Which leaves a gap in our Scandinavian itinerary. So today we're going to have a quick musical taste of Sweden in the form of a rhapsody, a form that composers have found well-suited to splashy musical quick portraits of their countries, dating back to the 19th-century rise of musical nationalism. And then we'll let the rhapsody transport us.
I. A QUICK TOUR OF SWEDEN AND ROMANIA:
WE'LL ALWAYS HAVE THEIR RHAPSODIES
No, I don't suppose Sweden and Romania have a whole lot in common, beyond the curious phenomenon of a composer, arguably each country's best-known, who remains known principally for rhapsodies. (No, I'm not going to attempt a definition of rhapsody. Feel free to look it up if you like. By the end of this post you should be in a position to concoct your own definition if that's important to you.)
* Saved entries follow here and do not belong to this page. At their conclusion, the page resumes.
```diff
+        if (LN && (__builtin_amdgcn_readfirstlane((int)__float_as_uint(lnodes[3].y)) & 4) != 0)
+            pa_ray.y = best < pa_ray.y ? best : pa_ray.y;
+    };
+    if (VOTED)
+    {
+        auto vote = [&](const bool after_leaf) -> int {
+            const unsigned long long walking = __builtin_amdgcn_ballot_w64(cur != R1_BVH_DONE);
+            const unsigned long long on_node = __builtin_amdgcn_ballot_w64(cur < LEAF_BIT);
+            const uint32_t n_node = (uint32_t)__popcll(on_node), n_leaf = (uint32_t)__popcll(walking & ~on_node);
+            if (walking == 0ull)
+                return 0;
+            if (CARRY && r1_walk_exit_tested(R1_WALK_EXIT, after_leaf, n_leaf) && r1_walk_carry_exit(n_node + n_leaf, n_alive, R1_CARRY_DIV))
+                return 0;
+            return r1_walk_node_step(n_node, n_leaf) ? 1 : 2;
+        };
+        for (;;)
+        {
+            int step = vote(true);
+            if (LN && (__builtin_amdgcn_readfirstlane((int)__float_as_uint(lnodes[3].y)) & 4) != 0)
+                while (step == 1)
+                {
+                    if (cur < LEAF_BIT)
+                        visit_flat();
+                    step = vote(false);
+                }
+            else
+                while (step == 1)
+                {
+                    if (cur < LEAF_BIT)
+                        visit_node();
+                    step = vote(false);
+                }
+            if (step == 0)
+                break;
+            if (!(cur < LEAF_BIT) && cur != R1_BVH_DONE)
+                visit_leaf();
+        }
+    }
+    else
     for (;;)
     {
         const unsigned long long walking = __ballot(cur != R1_BVH_DONE);
@@ -299,7 +366,6 @@
             const uint32_t first = cur & INDEX_MASK, cnt = (cur >> COUNT_SHIFT) & 7u;
             if (LN)
             {
-                static_assert(R1_BVH_LEAF <= 4, "the LDS walks test a leaf with ONE leaf_quad call: at most two pairs");
                 if (STATS)
                 {
                     wstat[5] += (unsigned long long)cnt, wstat[16] += 1ull;
diff --git a/rays1bench_amd/csrc/r1_trace.hpp b/rays1bench_amd/csrc/r1_trace.hpp
--- a/rays1bench_amd/csrc/r1_trace.hpp
+++ b/rays1bench_amd/csrc/r1_trace.hpp
@@ -357,7 +357,7 @@
         else if (VARIANT == R1_V_TREE)
         {
             R1_FRESH_ARGS(HA)
-            bvh_advance<STATS, true, LN, TS, r1_root_by_slots(STATS, BIG, MODE)>(HA.scene, p.o, p.d, tv, (TS *)s_trav, tid, (uint32_t)__popcll(live_now), wstat, lnodes, top);
+            bvh_advance<STATS, true, LN, TS, r1_root_by_slots(STATS, BIG, MODE), R1_OFFER_FORM, r1_walk_voted(STATS, BIG, MODE)>(HA.scene, p.o, p.d, tv, (TS *)s_trav, tid, (uint32_t)__popcll(live_now), wstat, lnodes, top);
             ready = alive && tv.cur == R1_BVH_DONE;
             if (tv.best_id != 0xFFFFFFFFu)
                 t_hit = tv.best, hit = (int)tv.best_id;
diff --git a/rays1bench_amd/csrc/r1_walk_rule.h b/rays1bench_amd/csrc/r1_walk_rule.h
--- /dev/null
+++ b/rays1bench_amd/csrc/r1_walk_rule.h
@@ -0,0 +1,43 @@
+#ifndef R1_WALK_RULE_H
+#define R1_WALK_RULE_H
+
+#include <stdint.h>
+
+#if defined(__HIPCC__)
+#include <hip/hip_runtime.h>
+#define R1_WALK_HD __host__ __device__ __forceinline__
+#else
+#define R1_WALK_HD inline
+#endif
+
+#ifndef R1_WALK_NUM
+#define R1_WALK_NUM 2u
+#endif
+#ifndef R1_WALK_DEN
+#define R1_WALK_DEN 1u
+#endif
+#ifndef R1_WALK_EXIT
+#define R1_WALK_EXIT 1
+#endif
+
+R1_WALK_HD bool r1_walk_node_step_weighted(const uint32_t n_node, const uint32_t n_leaf, const uint32_t num, const uint32_t den)
+{
+    return n_node > 0u && (unsigned long long)num * n_node >= (unsigned long long)den * n_leaf;
+}
+
+R1_WALK_HD bool r1_walk_node_step(const uint32_t n_node, const uint32_t n_leaf)
+{
+    return r1_walk_node_step_weighted(n_node, n_leaf, R1_WALK_NUM, R1_WALK_DEN);
+}
+
+R1_WALK_HD bool r1_walk_carry_exit(const uint32_t walking, const uint32_t n_alive, const uint32_t carry_div)
+{
+    return carry_div * walking <= n_alive;
+}
+
+R1_WALK_HD bool r1_walk_exit_tested(const int where, const bool after_leaf, const uint32_t n_leaf)
+{
+    return where == 0 ? true : (where == 1 ? after_leaf : n_leaf == 0u);
+}
+
+#endif
```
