#ifndef D3DP_ATTN_OVERLAP
#define D3DP_ATTN_OVERLAP 0
#endif
#ifndef D3DP_ATTN_KPIPE
#define D3DP_ATTN_KPIPE 0
#endif
#ifndef D3DP_ATTN_MIXLO
#define D3DP_ATTN_MIXLO 0
#endif
#ifndef D3DP_ATTN_W16
#define D3DP_ATTN_W16 0
#endif
#ifndef D3DP_ATTN_STAMP
#define D3DP_ATTN_STAMP 0
#endif

namespace {

__device__ __forceinline__ f16x8 as_f16x8(bf16x8 v) { return __builtin_bit_cast(f16x8, v); }

// ... 30 lines not shown
#pragma unroll
  for (int dn = 0; dn < ND; ++dn) o[dn] = __builtin_amdgcn_mfma_f32_16x16x32_f16(vh[dn], pl[C0], o[dn], 0, 0, 0);
#pragma unroll
  for (int dn = 0; dn < ND; ++dn) o[dn] = __builtin_amdgcn_mfma_f32_16x16x32_f16(vh[dn], ph[C0], o[dn], 0, 0, 0);
  __builtin_amdgcn_sched_barrier(0);
  if constexpr (C0 + 1 < C1) pv_chunks_x2_rec<NKT, C0 + 1, C1>(fb, plane, ph, pl, o, nh, nl);
}
template <int NKT, int C0, int C1 = NKT / 2, int HD>
__device__ __forceinline__ void pv_chunks_x2(const FragBasesT<HD>& fb, int plane, const f16x8 (&ph)[NKT / 2],
                                             const f16x8 (&pl)[NKT / 2], f32x4 (&o)[HD / 16]) {
  if constexpr (C0 < C1) {
    f16x8 vh[HD / 16], vl[HD / 16];
    load_v_frags_x2<C0>(fb, plane, vh, vl);
    pv_chunks_x2_rec<NKT, C0, C1>(fb, plane, ph, pl, o, vh, vl);
  }
}

template <int C0, int HD>
__device__ __forceinline__ void pv_chunk_x2_seq(const FragBasesT<HD>& fb, int plane, const f16x8& ph, const f16x8& pl,
                                                f32x4 (&o)[HD / 16]) {
#pragma unroll
  for (int dn = 0; dn < HD / 16; ++dn) {
    const f16x8 vh = load_vt_frag<C0, f16, HD>(fb.v[dn]);
    const f16x8 vl = load_vt_frag<C0, f16, HD>(fb.v[dn] + plane);
    o[dn] = __builtin_amdgcn_mfma_f32_16x16x32_f16(vl, ph, o[dn], 0, 0, 0);
    o[dn] = __builtin_amdgcn_mfma_f32_16x16x32_f16(vh, pl, o[dn], 0, 0, 0);
    o[dn] = __builtin_amdgcn_mfma_f32_16x16x32_f16(vh, ph, o[dn], 0, 0, 0);
  }
}

// ... 74 lines not shown
  asm volatile("global_load_dwordx4 %0, %1, off" : "=v"(r) : "v"(p) : "memory");
  return r;
}
__device__ __forceinline__ void settle(f32x4& r) { asm volatile("" : "+v"(r)); }
__device__ __forceinline__ void gload16_untracked_into(f32x4& r, const float* p) {
  asm volatile("global_load_dwordx4 %0, %1, off" : "+v"(r) : "v"(p) : "memory");
}

template <int V>
__device__ __forceinline__ void wait_vmcnt() { __builtin_amdgcn_s_waitcnt((V & 15) | (7 << 4) | (15 << 8) | ((V >> 4) << 14)); }

#if D3DP_ATTN_OVERLAP || D3DP_ATTN_MIXLO || D3DP_ATTN_W16
#include "attention_x2_variants.h"
#endif

template <int NKT, bool MASK_ANY_TILE>
__device__ __forceinline__ void softmax_split_x2(f32x4 (&s)[NKT], int n, int lane, f16x8 (&ph)[NKT / 2], f16x8 (&pl)[NKT / 2],
                                                 float& denom, float cexp) {
  const int fg = lane >> 4;
  if constexpr (!MASK_ANY_TILE) {
#pragma unroll
    for (int r = 0; r < 4; ++r)
      if (16 * (NKT - 1) + 4 * fg + r >= n) s[NKT - 1][r] = -INFINITY;
  } else {
#pragma unroll
    for (int t = 0; t < NKT; ++t)
#pragma unroll
      for (int r = 0; r < 4; ++r)
        if (16 * t + 4 * fg + r >= n) s[t][r] = -INFINITY;
  }
  float mx = -INFINITY;
// ... 15 lines not shown
      const float y0 = __builtin_amdgcn_exp2f(fmaf(s[t][r], cexp, nb)), y1 = __builtin_amdgcn_exp2f(fmaf(s[t][r + 1], cexp, nb));
      sum4[0] += y0;
      sum4[1] += y1;
      const f16x2v h2 = {(f16)y0, (f16)y1};
      hp[r >> 1] = __builtin_bit_cast(unsigned, h2);
      lp[r >> 1] = x2_lo_pair_mix(y0, y1, hp[r >> 1]);
    }
    using u32x4v = unsigned __attribute__((ext_vector_type(4)));
    u32x4v hv = __builtin_bit_cast(u32x4v, ph[t >> 1]), lv = __builtin_bit_cast(u32x4v, pl[t >> 1]);
    hv[(t & 1) * 2] = hp[0]; hv[(t & 1) * 2 + 1] = hp[1];
    lv[(t & 1) * 2] = lp[0]; lv[(t & 1) * 2 + 1] = lp[1];
    ph[t >> 1] = __builtin_bit_cast(f16x8, hv);
    pl[t >> 1] = __builtin_bit_cast(f16x8, lv);
  }
#else
#pragma unroll
  for (int t = 0; t < NKT; ++t) {
#pragma unroll
    for (int r = 0; r < 4; ++r) {
      const float y = __builtin_amdgcn_exp2f(fmaf(s[t][r], cexp, nb));
      sum4[r & 1] += y;
      const f16 h = (f16)y;
      ph[t >> 1][(t & 1) * 4 + r] = h;
      pl[t >> 1][(t & 1) * 4 + r] = (f16)fmaf(y, 1.0f, -(float)h);
    }
  }
#endif
  float sum = sum4[0] + sum4[1];
  sum += __shfl_xor(sum, 16, 64);
  sum += __shfl_xor(sum, 32, 64);
// ... 39 lines not shown
    b = __builtin_amdgcn_mfma_f32_16x16x32_f16(kc[1][3], qh[1], b, 0, 0, 0);
    s[t] = a; s[t + 1] = b;
    if (t + 2 < NKT) {
#pragma unroll
      for (int j = 0; j < 2; ++j) {
        kc[j][0] = kn[j][0]; kc[j][1] = kn[j][1];
        kc[j][2] = *reinterpret_cast<const f16x8*>(fb.k0 + (t + 2 + j) * 2048);
        kc[j][3] = *reinterpret_cast<const f16x8*>(fb.k1 + (t + 2 + j) * 2048);
      }
    }
    __builtin_amdgcn_sched_barrier(0);
  }
  softmax_split_x2<NKT, MASK_ANY_TILE>(s, n, lane, ph, pl, denom, cexp);
}

template <int NKT, bool MASK_ANY_TILE>
__device__ __forceinline__ void attn_scores_x2_pair(const FragBases& fb, int plane, const f16x8 (&qh)[2][2],
                                                    const f16x8 (&ql)[2][2], int n, int lane, f16x8 (&ph)[2][NKT / 2],
                                                    f16x8 (&pl)[2][NKT / 2], float (&denom)[2], float cexp) {
  f32x4 s0[NKT], s1[NKT];
  auto read_k = [&](int t, f16x8 (&k)[4]) {
    k[0] = *reinterpret_cast<const f16x8*>(fb.k0 + plane + t * 2048);
    k[1] = *reinterpret_cast<const f16x8*>(fb.k1 + plane + t * 2048);
    k[2] = *reinterpret_cast<const f16x8*>(fb.k0 + t * 2048);
    k[3] = *reinterpret_cast<const f16x8*>(fb.k1 + t * 2048);
  };
  f16x8 kc[2][4];
#define X2_PAIR_TERM(KI, Q, D)                                                                  \
    a0 = __builtin_amdgcn_mfma_f32_16x16x32_f16(kc[0][KI], Q[0][D], a0, 0, 0, 0);               \
    b0 = __builtin_amdgcn_mfma_f32_16x16x32_f16(kc[1][KI], Q[0][D], b0, 0, 0, 0);               \
    a1 = __builtin_amdgcn_mfma_f32_16x16x32_f16(kc[0][KI], Q[1][D], a1, 0, 0, 0);               \
// ... 24 lines not shown
    if (t + 2 < NKT) { read_lo(t + 2, kc[0]); read_lo(t + 3, kc[1]); }
    __builtin_amdgcn_sched_barrier(0);
#endif
    X2_PAIR_TERM(2, ql, 0)
    X2_PAIR_TERM(3, ql, 1)
    X2_PAIR_TERM(2, qh, 0)
    X2_PAIR_TERM(3, qh, 1)
#if D3DP_ATTN_KPIPE
    __builtin_amdgcn_sched_barrier(0);
    if (t + 2 < NKT) { read_hi(t + 2, kc[0]); read_hi(t + 3, kc[1]); }
    __builtin_amdgcn_sched_barrier(0);
#endif
    s0[t] = a0; s0[t + 1] = b0; s1[t] = a1; s1[t + 1] = b1;
  }
#undef X2_PAIR_TERM
  softmax_split_x2<NKT, MASK_ANY_TILE>(s0, n, lane, ph[0], pl[0], denom[0], cexp);
  softmax_split_x2<NKT, MASK_ANY_TILE>(s1, n, lane, ph[1], pl[1], denom[1], cexp);
}

template <int HD, int NKT, bool MASK_ANY_TILE>
__device__ __forceinline__ void attn_scores_x2_hd(const FragBasesT<HD>& fb, int plane, const typename X2Head<HD>::frag& qh,
                                                  const typename X2Head<HD>::frag& ql, int n, int lane, f16x8 (&ph)[NKT / 2],
                                                  f16x8 (&pl)[NKT / 2], float& denom, float cexp) {
  typedef typename X2Head<HD>::frag frag;
  constexpr int TILE = 16 * X2Head<HD>::ROWB;
  f32x4 s[NKT];
#pragma unroll
  for (int t = 0; t < NKT; ++t) {
    const frag kl = *reinterpret_cast<const frag*>(fb.k0 + plane + t * TILE);
    const frag kh = *reinterpret_cast<const frag*>(fb.k0 + t * TILE);
    s[t] = x2_tile_scores(kh, kl, qh, ql);
    if ((t & 3) == 3) __builtin_amdgcn_sched_barrier(0);
// ... 27 lines not shown
  }
  softmax_split_x2<NKT, MASK_ANY_TILE>(s0, n, lane, ph[0], pl[0], denom[0], cexp);
  softmax_split_x2<NKT, MASK_ANY_TILE>(s1, n, lane, ph[1], pl[1], denom[1], cexp);
}
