# weimengmeng1999/AdapterSIS

Hardware: AMD Instinct MI355X
Metric: training images/sec, ViT-L/14 588^2 adapter fine-tune (higher is better)
Workload: dtype f16; 1 GPU; vit_large/14 frozen + CAViT/CACNN adapters (n_last_blocks=4) + FeatureDecoder, 588x588, batch 12/GPU, reference_exact train.py step (fwd + decoder bwd + all-reduce + SGD), random-init weights; global_batch=12, image_size=588, parallelism=dp1, split_precision_convs=True, split_attn_out=False, precise_level=0, fold_attn_scale=True, fused_qkv=False, dead_cacnn_elided=True, c1_elided=True, ln_fold=True, mx_conv=True, mx_dense=True, conv_halo=True, fuse_cls_up=False, skipped_optimizer_steps=0

## Files before the change

### adaptersis_amd/_lib.py

```python
from __future__ import annotations

import ctypes as C
import os

_HERE = os.path.dirname(os.path.abspath(__file__))
LIB_PATH = os.path.join(_HERE, "lib", "libasis_hip.so")

ASIS_F16, ASIS_BF16, ASIS_F32 = 0, 1, 2
ASIS_EINVAL, ASIS_ELAUNCH = -1, -2
ACT_NONE, ACT_GELU, ACT_RELU, ACT_SILU_MUL, ACT_GELU_GRAD = 0, 1, 2, 3, 4


class AsisError(RuntimeError):
    pass


class GemmDesc(C.Structure):
    _fields_ = [
        ("A", C.c_void_p), ("B", C.c_void_p), ("C", C.c_void_p),
        ("lda", C.c_int64), ("ldb", C.c_int64), ("ldc", C.c_int64),
        ("strideA", C.c_int64), ("strideB", C.c_int64), ("strideC", C.c_int64),
        ("batch", C.c_int32), ("M", C.c_int32), ("N", C.c_int32), ("K", C.c_int32),
        ("bias_n", C.c_void_p), ("bias_m", C.c_void_p), ("scale_n", C.c_void_p), ("res", C.c_void_p),
        ("ldr", C.c_int64), ("strideR", C.c_int64),
        ("act", C.c_int32), ("out_f32", C.c_int32), ("dtype", C.c_int32),
        ("conv", C.c_int32),
        ("B_", C.c_int32), ("H", C.c_int32), ("W", C.c_int32), ("Cin", C.c_int32), ("OH", C.c_int32),
        ("OW", C.c_int32), ("KH", C.c_int32), ("KW", C.c_int32), ("stride", C.c_int32), ("pad", C.c_int32),
        ("stats", C.c_void_p),
        ("A_lo", C.c_void_p), ("B_lo", C.c_void_p),
        ("aux", C.c_void_p), ("ld_aux", C.c_int64),
        ("ksplit", C.c_int32),
        ("mx_amax_a", C.c_void_p), ("mx_amax_b", C.c_void_p),
        ("C_lo", C.c_void_p), ("rowstats", C.c_void_p), ("res16", C.c_void_p), ("res16_lo", C.c_void_p), ("ldr16", C.c_int64),
        ("ln_mr", C.c_void_p), ("ln_cs", C.c_void_p), ("ln_cols", C.c_int32),
    ]


class WgradDesc(C.Structure):
    _fields_ = [
        ("dy", C.c_void_p), ("x", C.c_void_p), ("out", C.c_void_p),
        ("ld_dy", C.c_int64), ("P", C.c_int64),
        ("dtype", C.c_int32), ("Cout", C.c_int32), ("CoP", C.c_int32), ("Cin", C.c_int32),
        ("B_", C.c_int32), ("H", C.c_int32), ("W", C.c_int32), ("OH", C.c_int32), ("OW", C.c_int32),
        ("KH", C.c_int32), ("KW", C.c_int32), ("stride", C.c_int32), ("pad", C.c_int32),
        ("splits", C.c_int32), ("k_per_split", C.c_int64),
    ]


_lib = None


def lib() -> C.CDLL:
    global _lib
    if _lib is not None:
        return _lib
    if not os.path.exists(LIB_PATH):
        raise AsisError(
            f"{LIB_PATH} is missing: build it with `python -m adaptersis_amd.build` "
            "(hipcc --offload-arch=gfx950). adaptersis_amd has no fallback path.")
    _lib = C.CDLL(LIB_PATH)
    _lib.asis_last_error.restype = C.c_char_p
    _declare(_lib)
    return _lib
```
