-template <int KX>
-__device__ __forceinline__ void wgs_issue_piece(const WgradOperands& L, int r0, int R, float* Ybuf, float* Xbuf, int wid, int lane, int i) {
-  const int l31 = lane & 31, lh = lane >> 5;
-  {
-    const int rl = 16 * wid + 2 * i;
-    const int row = min(r0 + rl + lh, R - 1);
-    __builtin_amdgcn_global_load_lds(PP_GLOBAL_PTR(L.Y + (size_t)row * 128 + l31 * 4), PP_LDS_PTR(Ybuf + rl * 128), 16, 0, 0);
-  }
-  if (KX == 128) {
-    const int rl = 16 * wid + 2 * i;
-    const int row = min(r0 + rl + lh, R - 1);
-    __builtin_amdgcn_global_load_lds(PP_GLOBAL_PTR(L.X + (size_t)row * 128 + l31 * 4), PP_LDS_PTR(Xbuf + rl * 128), 16, 0, 0);
-  } else if (i < 4) {
-    const int l15 = lane & 15, lq = lane >> 4;
-    const int rl = 16 * wid + 4 * i;
-    const int row = min(r0 + rl + lq, R - 1);
-    __builtin_amdgcn_global_load_lds(PP_GLOBAL_PTR(L.X + (size_t)row * 64 + l15 * 4), PP_LDS_PTR(Xbuf + rl * 64), 16, 0, 0);
-  }
-}
-template <int KX>
-__device__ __forceinline__ void wgs_issue(const WgradOperands& L, int r0, int R, float* Ybuf, float* Xbuf, int wid, int lane) {
-#pragma unroll
-  for (int i = 0; i < 8; ++i) wgs_issue_piece<KX>(L, r0, R, Ybuf, Xbuf, wid, lane, i);
-}
-
-__device__ __forceinline__ void frag_split(const float (&v)[8], float s, pp_half8& h, pp_half8& l) {
-  unsigned hh[4], ll[4];
-#pragma unroll
-  for (int k = 0; k < 4; ++k) {
-    const float x0 = v[2 * k] * s, x1 = v[2 * k + 1] * s;
-    asm("v_cvt_pk_f16_f32 %0, %1, %2" : "=v"(hh[k]) : "v"(x0), "v"(x1));
-    asm("v_fma_mixlo_f16 %0, %1, -1.0, %2 op_sel_hi:[1,0,0]" : "=v"(ll[k]) : "v"(hh[k]), "v"(x0));
-    asm("v_fma_mixhi_f16 %0, %1, -1.0, %2 op_sel:[1,0,0] op_sel_hi:[1,0,0]" : "+v"(ll[k]) : "v"(hh[k]), "v"(x1));
-  }
-  typedef unsigned u4 __attribute__((ext_vector_type(4)));
-  const u4 hv = {hh[0], hh[1], hh[2], hh[3]}, lv = {ll[0], ll[1], ll[2], ll[3]};
-  h = __builtin_bit_cast(pp_half8, hv);
-  l = __builtin_bit_cast(pp_half8, lv);
-}
-
-struct WgsLayer {
-  int eY, eX;
-  float bsum[2];
-};
-
-template <int NF>
-__device__ __forceinline__ bool frag_exceeds(const float (&v)[NF][8], float lim, float& m) {
-  m = 0.f;
-#pragma unroll
-  for (int f = 0; f < NF; ++f)
-#pragma unroll
-    for (int k = 0; k < 4; ++k) asm("v_max3_f32 %0, |%1|, |%2|, %0" : "+v"(m) : "v"(v[f][2 * k]), "v"(v[f][2 * k + 1]));
-  return __builtin_amdgcn_ballot_w64(m > lim) != 0ull;
-}
-
-template <int KX, int CSTEP, class Issue>
-__device__ __forceinline__ void wgs_compute(const float* __restrict__ Ybuf, const float* __restrict__ Xbuf, f32x16 (&acc)[2][KX / 64],
-                                            WgsLayer& st, bool bias, int wr, int wc, int l31, int lh, Issue issue) {
+struct WgsUnit { int r0, rend; };
+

In Sweden's case, our composer is Hugo Alfvén (1872-1960). Alfvén in fact produced quite a sizable output, and there are admirers who consider his general neglect a scandal. I can't claim to be an expert on the subject, but what I've heard of his music is agreeable enough if not especially memorable (it's fair to say that worse music is played on a regular basis by most of the world's orchestras). Nevertheless, I don't see much likelihood of a change in the composer's fortunes, which have him known almost entirely for a single work that remains on the edge of the international repertory: the first of his three Swedish Rhapsodies, titled Midsummer Vigil (1903).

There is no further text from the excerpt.